**Your assignment**. Scan the data below and report how many lines include the word "nullptr". Nothing else is wanted.

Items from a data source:
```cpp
int dvp_run_patchmatch(dvp_ctx* c) {
	c->anchor_tab_valid = false;
	bump_reuse_epoch(c);
	if (set_device(c)) return 1;
	EventPair tot, itl;
	tot.stage = EV_TOTAL; itl.stage = EV_ITER_LOOP;
	HIP_TRY(c, hipEventCreate(&tot.a)); HIP_TRY(c, hipEventCreate(&tot.b));
	HIP_TRY(c, hipEventCreate(&itl.a)); HIP_TRY(c, hipEventCreate(&itl.b));
	HIP_TRY(c, hipEventRecord(tot.a, c->stream));
	const bool side_work = c->d.weak_count > 0;
	if (candidates_masked(c->sw, c->d.weak_count, c->L, c->cand_mask_fits) && !c->cand_mask)
		alloc_group_or_fall_back(c, { areq(&c->cand_mask, c->L), areq(&c->cand_list, c->L * 4), areq(&c->cand_n, 4), areq(&c->sel_snap, (c->L + c->W) * 4) },
			nullptr, &c->cand_mask_fits, nullptr, 0.0);
	const bool masked = candidates_masked(c->sw, c->d.weak_count, c->L, c->cand_mask_fits);
	if (side_work && !masked) {
// ... 416 lines not shown
```

dvp-mvs_amd/csrc/dvp_forms.hpp:

```cpp
#ifndef DVP_FORMS_HPP_
#define DVP_FORMS_HPP_

#include "../../include/dvp_mvs.h"
#include <cmath>
#include <cstddef>
#include <cstdio>
#include <cstdlib>

namespace dvp {

constexpr int kNarrowViews = 8;
constexpr int kGrp = 4, kGrpWide = 2;
#ifndef DVP_SWEEP_ROWS
#define DVP_SWEEP_ROWS 14
#endif
constexpr int kSweepRows = DVP_SWEEP_ROWS;
constexpr int kSweepFields = 73;
constexpr int sweep_window(const DvpParams& P) { int cw = P.weak_peak_radius + 1; if (cw < 5) cw = 5; if (cw > 30) cw = 30; return cw; }
constexpr size_t sweep_cost_floats(size_t L, int S) { return ((L + 63) / 64) * 64 * (size_t)S * kSweepFields; }
constexpr bool sweep_slot_read(int cw, int pd, bool all_slots) { return all_slots || cw == 30 || (pd > -30 && pd < 30); }

inline bool env_flag(const char* name, bool unset) { const char* e = getenv(name); return e ? atoi(e) != 0 : unset; }

struct FormSwitches {
	bool no_images8 = false, no_images16 = false;
	bool strong_split = true, strong_reuse = true;
	bool refine_lanes = true, eval_items = true;
	int strong_wide = 0;
	bool sweep_split = true, sweep_force = false;
	bool sweep_all_slots = false;
	double sweep_band_gb = 0.0;
	bool anchor_tab_off = false;
	bool gn_wave = false, ransac_wave = false;
	int cand_mask_mode = -1;
	bool weak_phased = true, weak_split_colours = false;
	int weak_phased_min = 8192;
	int weak_run[4] = { 64, 256, 1024, 1024 }, weak_group[4] = { 1, 4, 4, 2 };
};
inline FormSwitches read_form_switches() {
	FormSwitches s;
	s.no_images8 = getenv("DVP_NO_IMAGES8") != nullptr;
	s.no_images16 = getenv("DVP_NO_IMAGES16") != nullptr;
	s.strong_split = env_flag("DVP_STRONG_SPLIT", true);
	s.strong_reuse = env_flag("DVP_STRONG_REUSE", true);
	s.refine_lanes = env_flag("DVP_REFINE_LANES", true);
	s.eval_items = env_flag("DVP_EVAL_ITEMS", true);
	if (const char* e = getenv("DVP_STRONG_WIDE")) { const int v = atoi(e); s.strong_wide = v == 0 ? 0 : (v == 2 ? 2 : 1); }
	if (const char* e = getenv("DVP_SWEEP_SPLIT")) { s.sweep_split = atoi(e) != 0; s.sweep_force = atoi(e) == 2; }
	s.sweep_all_slots = env_flag("DVP_SWEEP_ALL_SLOTS", false);
	if (const char* e = getenv("DVP_SWEEP_BAND_GB")) s.sweep_band_gb = atof(e);
	s.anchor_tab_off = !env_flag("DVP_WEAK_ANCHOR_TAB", true);
	s.gn_wave = env_flag("DVP_GN_WAVE", false);
	s.ransac_wave = env_flag("DVP_RANSAC_WAVE", false);
	if (const char* e = getenv("DVP_CAND_MASK")) s.cand_mask_mode = atoi(e) != 0 ? 1 : 0;
	s.weak_phased = env_flag("DVP_WEAK_PHASED", true);
	if (const char* e = getenv("DVP_WEAK_PHASED_MIN")) s.weak_phased_min = atoi(e);
	int g[4];
	if (const char* e = getenv("DVP_WEAK_RUNS"))
		if (sscanf(e, "%d,%d,%d,%d", &g[0], &g[1], &g[2], &g[3]) == 4)
			for (int i = 0; i < 4; ++i) s.weak_run[i] = g[i] < 1 ? 1 : g[i];
	if (const char* e = getenv("DVP_WEAK_GROUPS"))
		if (sscanf(e, "%d,%d,%d,%d", &g[0], &g[1], &g[2], &g[3]) == 4)
			for (int i = 0; i < 4; ++i) s.weak_group[i] = g[i] < 1 ? 1 : (g[i] > kGrp ? kGrp : g[i]);
	s.weak_split_colours = getenv("DVP_WEAK_SPLIT_COLOURS") != nullptr;
	return s;
}

inline int image_format(const FormSwitches& s, unsigned inexact) {
	return (inexact == 0 && !s.no_images8) ? 1 : ((inexact == 1 && !s.no_images8 && !s.no_images16) ? 2 : 0);
}

enum StrongKernel { STRONG_SPLIT, STRONG_MONO_V8, STRONG_MONO_V16, STRONG_MONO };
struct StrongForm {
	StrongKernel kernel;
	bool eval_items;
	int decide;
	bool refine_lanes;
	bool plan;
};
inline StrongForm strong_form(const FormSwitches& s, int S, bool split_fits, bool have_reuse_hdr, unsigned long long image_set_bytes) {
	const bool wide = s.strong_wide != 0 && S > 16 && S <= 31;
	if (!(s.strong_split && split_fits && (S <= 16 || wide))) return { S <= kNarrowViews ? STRONG_MONO_V8 : (S <= 16 ? STRONG_MONO_V16 : STRONG_MONO), false, 0, false, false };
	const int bracket = (wide || s.strong_wide == 2) ? 32 : (S <= 4 ? 4 : S <= 6 ? 6 : S <= 8 ? 8 : S <= 10 ? 10 : S <= 12 ? 12 : 16);
	return { STRONG_SPLIT, s.eval_items, bracket, s.refine_lanes && image_set_bytes < (1ull << 32), have_reuse_hdr };
}

enum WeakKernel { WEAK_PHASED, WEAK_WAVE, WEAK_WAVE_NOTAB };
struct WeakForm {
	WeakKernel kernel;
	int group[4], run[4];
};
inline WeakForm weak_form(const FormSwitches& s, bool table_present, bool phase_fits, int count) {
	WeakForm f{};
	const bool phased = s.weak_phased && phase_fits && (count >= s.weak_phased_min || s.weak_phased_min <= 0);
	f.kernel = !table_present ? WEAK_WAVE_NOTAB : (phased ? WEAK_PHASED : WEAK_WAVE);
	for (int i = 0; i < 4; ++i) {
		const int cap = i == 0 ? kGrpWide : kGrp;
		f.group[i] = s.weak_group[i] < cap ? s.weak_group[i] : cap;
		f.run[i] = s.weak_run[i];
	}
	return f;
}
inline bool weak_joins_colours(const FormSwitches& s, bool table_fits, bool phase_fits) {
	return s.weak_phased && phase_fits && !s.anchor_tab_off && table_fits && !s.weak_split_colours;
}

enum SweepKernel { SWEEP_PASSES, SWEEP_FUSED, SWEEP_SEPARATE };
struct SweepForm {
	SweepKernel kernel;
	bool second_eval;
	bool border_kernel;
};
inline SweepForm sweep_form(const FormSwitches& s, bool fused, const DvpParams& P, bool sweep_fits, int W, int H) {
	if (fused && s.sweep_split && sweep_fits && (P.geom_consistency || s.sweep_force)) return { SWEEP_PASSES, sweep_window(P) < 30, W >= 12 && H >= 12 };
	return { fused ? SWEEP_FUSED : SWEEP_SEPARATE, false, false };
}
inline int sweep_band_rows(const FormSwitches& s, int W, int H, int S) {
	if (!(s.sweep_band_gb > 0.0)) return 0;
	const int bands = (int)std::ceil((double)sweep_cost_floats((size_t)W * H, S) * sizeof(float) / (s.sweep_band_gb * 1e9));
	if (bands <= 1) return 0;
	const int rows = ((H + bands - 1) / bands + kSweepRows - 1) / kSweepRows * kSweepRows;
	return rows < H ? rows : 0;
}

inline bool candidates_masked(const FormSwitches& s, int weak_count, size_t L, bool mask_fits) {
	return weak_count > 0 && mask_fits && (s.cand_mask_mode == 1 || (s.cand_mask_mode < 0 && (size_t)weak_count * 25 < L));
}

}
#endif
```

dvp-mvs_amd/csrc/dvp_kernels.hpp:

```cpp
#ifndef DVP_KERNELS_HPP_
#define DVP_KERNELS_HPP_

#include "dvp_stages.hpp"
#include <hip/hip_runtime.h>

using namespace dvp;

struct LaunchArgs {
	int tiles_x, tiles, rows, half, colour, iter;
};
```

**Worked solution**. 4